Collected data entries:

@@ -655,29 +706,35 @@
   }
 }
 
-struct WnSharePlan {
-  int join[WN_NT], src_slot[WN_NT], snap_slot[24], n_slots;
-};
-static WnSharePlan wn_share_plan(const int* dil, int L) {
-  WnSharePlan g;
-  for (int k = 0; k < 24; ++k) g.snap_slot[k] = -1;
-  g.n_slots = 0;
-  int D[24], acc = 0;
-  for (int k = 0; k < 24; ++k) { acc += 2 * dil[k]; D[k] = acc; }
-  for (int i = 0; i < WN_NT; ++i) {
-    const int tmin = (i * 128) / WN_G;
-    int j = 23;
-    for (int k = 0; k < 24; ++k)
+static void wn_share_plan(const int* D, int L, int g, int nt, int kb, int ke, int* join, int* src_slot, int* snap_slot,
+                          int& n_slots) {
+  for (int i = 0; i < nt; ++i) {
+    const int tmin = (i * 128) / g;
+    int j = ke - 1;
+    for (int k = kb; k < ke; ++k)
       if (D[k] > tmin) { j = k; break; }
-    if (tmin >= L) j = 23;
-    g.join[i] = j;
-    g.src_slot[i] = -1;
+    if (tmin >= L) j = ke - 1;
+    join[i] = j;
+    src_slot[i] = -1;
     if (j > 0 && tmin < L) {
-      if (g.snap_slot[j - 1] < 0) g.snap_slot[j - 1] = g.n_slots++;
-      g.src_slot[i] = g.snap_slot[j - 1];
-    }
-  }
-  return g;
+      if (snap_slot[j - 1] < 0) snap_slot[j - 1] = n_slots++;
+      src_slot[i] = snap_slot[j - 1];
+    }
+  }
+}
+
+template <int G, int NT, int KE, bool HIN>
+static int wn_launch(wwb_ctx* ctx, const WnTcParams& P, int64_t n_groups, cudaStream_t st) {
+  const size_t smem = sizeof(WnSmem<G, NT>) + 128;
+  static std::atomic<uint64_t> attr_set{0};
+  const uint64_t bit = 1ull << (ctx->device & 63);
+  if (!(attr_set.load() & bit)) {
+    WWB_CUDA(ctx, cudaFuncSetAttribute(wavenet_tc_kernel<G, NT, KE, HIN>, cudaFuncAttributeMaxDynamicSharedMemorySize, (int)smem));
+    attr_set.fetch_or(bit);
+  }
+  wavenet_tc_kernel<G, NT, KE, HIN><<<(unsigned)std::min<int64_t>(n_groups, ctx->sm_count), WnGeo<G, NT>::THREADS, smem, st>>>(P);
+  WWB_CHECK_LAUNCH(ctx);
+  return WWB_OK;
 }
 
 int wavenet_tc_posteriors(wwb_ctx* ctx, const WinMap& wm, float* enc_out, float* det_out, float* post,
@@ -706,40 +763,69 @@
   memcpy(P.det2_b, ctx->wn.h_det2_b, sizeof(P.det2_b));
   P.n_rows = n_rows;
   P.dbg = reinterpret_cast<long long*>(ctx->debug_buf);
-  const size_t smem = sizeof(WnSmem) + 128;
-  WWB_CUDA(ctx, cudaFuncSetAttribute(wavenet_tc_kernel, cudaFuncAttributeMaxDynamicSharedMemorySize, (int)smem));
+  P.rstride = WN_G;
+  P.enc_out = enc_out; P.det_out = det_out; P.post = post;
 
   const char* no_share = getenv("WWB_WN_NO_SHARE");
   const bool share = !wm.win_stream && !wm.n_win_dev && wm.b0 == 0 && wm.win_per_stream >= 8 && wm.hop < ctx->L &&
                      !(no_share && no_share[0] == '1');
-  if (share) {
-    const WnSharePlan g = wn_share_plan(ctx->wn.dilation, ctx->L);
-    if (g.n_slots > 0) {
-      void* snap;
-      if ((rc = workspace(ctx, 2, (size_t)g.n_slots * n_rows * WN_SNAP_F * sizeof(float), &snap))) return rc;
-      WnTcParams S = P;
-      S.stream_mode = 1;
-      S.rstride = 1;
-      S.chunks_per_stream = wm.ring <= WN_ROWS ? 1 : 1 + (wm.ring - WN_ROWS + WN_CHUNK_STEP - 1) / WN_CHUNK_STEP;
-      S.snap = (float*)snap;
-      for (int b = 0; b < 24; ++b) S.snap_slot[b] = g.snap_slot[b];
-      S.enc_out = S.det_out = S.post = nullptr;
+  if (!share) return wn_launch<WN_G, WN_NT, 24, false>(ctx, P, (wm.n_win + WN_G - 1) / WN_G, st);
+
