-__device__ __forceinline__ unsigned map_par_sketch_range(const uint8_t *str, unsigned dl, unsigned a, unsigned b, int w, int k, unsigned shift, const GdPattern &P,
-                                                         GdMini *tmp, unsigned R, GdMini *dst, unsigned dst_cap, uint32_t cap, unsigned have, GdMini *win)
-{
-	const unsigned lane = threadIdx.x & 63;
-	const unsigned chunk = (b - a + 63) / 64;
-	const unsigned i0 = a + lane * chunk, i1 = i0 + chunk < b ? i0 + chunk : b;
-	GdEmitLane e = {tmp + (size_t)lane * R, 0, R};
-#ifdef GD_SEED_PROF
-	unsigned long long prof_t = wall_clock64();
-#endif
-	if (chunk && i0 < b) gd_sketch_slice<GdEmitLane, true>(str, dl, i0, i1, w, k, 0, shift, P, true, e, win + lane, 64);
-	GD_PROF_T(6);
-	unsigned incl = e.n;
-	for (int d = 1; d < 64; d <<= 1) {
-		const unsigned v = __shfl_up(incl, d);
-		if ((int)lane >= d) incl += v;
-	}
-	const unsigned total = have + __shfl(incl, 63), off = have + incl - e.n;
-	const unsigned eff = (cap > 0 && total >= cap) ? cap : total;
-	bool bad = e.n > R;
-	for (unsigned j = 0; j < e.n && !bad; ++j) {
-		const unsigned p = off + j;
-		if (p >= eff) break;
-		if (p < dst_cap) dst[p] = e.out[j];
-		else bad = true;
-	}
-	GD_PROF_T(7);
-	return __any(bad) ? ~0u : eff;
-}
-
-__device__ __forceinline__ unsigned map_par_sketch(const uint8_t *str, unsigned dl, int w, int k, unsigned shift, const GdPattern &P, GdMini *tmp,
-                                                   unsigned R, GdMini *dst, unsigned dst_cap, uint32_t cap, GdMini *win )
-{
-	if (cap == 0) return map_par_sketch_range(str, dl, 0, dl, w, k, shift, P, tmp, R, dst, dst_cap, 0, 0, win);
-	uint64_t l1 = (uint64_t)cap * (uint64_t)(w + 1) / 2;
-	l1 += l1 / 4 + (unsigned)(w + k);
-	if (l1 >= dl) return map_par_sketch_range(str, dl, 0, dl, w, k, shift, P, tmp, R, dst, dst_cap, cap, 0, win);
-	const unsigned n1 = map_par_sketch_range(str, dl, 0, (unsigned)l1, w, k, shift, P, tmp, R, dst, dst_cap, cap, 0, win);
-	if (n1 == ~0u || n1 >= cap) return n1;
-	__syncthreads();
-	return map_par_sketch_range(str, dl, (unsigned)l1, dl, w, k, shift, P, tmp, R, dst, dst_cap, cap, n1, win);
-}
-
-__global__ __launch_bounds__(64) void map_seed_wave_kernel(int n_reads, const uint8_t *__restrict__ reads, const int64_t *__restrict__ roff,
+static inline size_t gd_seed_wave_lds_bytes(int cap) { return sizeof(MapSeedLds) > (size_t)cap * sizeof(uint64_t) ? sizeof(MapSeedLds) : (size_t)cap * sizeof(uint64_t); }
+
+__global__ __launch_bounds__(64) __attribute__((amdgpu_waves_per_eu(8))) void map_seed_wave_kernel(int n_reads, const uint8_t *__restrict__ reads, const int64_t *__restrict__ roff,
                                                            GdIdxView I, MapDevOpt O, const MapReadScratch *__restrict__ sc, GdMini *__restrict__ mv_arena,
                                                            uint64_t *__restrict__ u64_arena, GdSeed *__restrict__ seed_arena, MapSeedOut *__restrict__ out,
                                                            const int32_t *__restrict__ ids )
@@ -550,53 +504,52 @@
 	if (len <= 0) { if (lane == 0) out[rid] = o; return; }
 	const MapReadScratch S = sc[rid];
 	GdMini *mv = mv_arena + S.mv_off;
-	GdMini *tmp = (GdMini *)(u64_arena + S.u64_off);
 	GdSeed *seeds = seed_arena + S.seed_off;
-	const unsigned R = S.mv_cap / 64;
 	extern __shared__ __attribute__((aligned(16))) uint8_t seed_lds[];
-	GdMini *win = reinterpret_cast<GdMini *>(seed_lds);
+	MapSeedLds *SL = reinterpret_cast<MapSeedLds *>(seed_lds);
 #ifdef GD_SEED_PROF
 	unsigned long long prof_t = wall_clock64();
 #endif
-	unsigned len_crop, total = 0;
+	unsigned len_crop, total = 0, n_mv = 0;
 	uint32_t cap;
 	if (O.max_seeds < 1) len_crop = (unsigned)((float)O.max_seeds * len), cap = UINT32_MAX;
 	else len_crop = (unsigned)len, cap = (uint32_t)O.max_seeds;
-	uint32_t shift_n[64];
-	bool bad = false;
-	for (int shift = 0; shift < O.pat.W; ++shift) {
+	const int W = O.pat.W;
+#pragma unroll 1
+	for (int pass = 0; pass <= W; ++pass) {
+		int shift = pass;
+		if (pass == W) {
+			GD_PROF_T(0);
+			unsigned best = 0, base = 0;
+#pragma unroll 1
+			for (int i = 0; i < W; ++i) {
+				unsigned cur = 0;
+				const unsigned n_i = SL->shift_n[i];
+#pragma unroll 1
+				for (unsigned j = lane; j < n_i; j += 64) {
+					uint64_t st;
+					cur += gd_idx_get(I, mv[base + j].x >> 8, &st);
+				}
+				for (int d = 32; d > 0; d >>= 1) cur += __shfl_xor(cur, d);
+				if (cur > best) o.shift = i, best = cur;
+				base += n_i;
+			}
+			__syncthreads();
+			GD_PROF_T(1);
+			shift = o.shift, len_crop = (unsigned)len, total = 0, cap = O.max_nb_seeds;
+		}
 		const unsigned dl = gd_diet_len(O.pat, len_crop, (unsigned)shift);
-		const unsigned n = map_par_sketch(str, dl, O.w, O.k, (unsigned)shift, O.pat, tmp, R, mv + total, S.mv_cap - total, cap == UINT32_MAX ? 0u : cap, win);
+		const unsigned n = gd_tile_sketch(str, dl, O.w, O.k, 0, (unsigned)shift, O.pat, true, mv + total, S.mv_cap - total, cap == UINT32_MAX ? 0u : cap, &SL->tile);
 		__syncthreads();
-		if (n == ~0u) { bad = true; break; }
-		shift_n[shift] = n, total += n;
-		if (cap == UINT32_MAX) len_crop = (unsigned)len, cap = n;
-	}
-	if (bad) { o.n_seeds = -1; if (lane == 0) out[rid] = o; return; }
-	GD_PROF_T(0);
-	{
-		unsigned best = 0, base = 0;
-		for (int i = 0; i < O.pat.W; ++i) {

EXERCISE OBJECTIVE ▸
Copy range, inclusive: the line holding "-__device__ __forceinline__ unsigned map_par_sketch_range(const" to the line holding "a + 63) / 64;". Reproduce exactly those lines of the records above and no others.

YOUR SOLUTION ▸
-__device__ __forceinline__ unsigned map_par_sketch_range(const uint8_t *str, unsigned dl, unsigned a, unsigned b, int w, int k, unsigned shift, const GdPattern &P,
-                                                         GdMini *tmp, unsigned R, GdMini *dst, unsigned dst_cap, uint32_t cap, unsigned have, GdMini *win)
-{
-	const unsigned lane = threadIdx.x & 63;
-	const unsigned chunk = (b - a + 63) / 64;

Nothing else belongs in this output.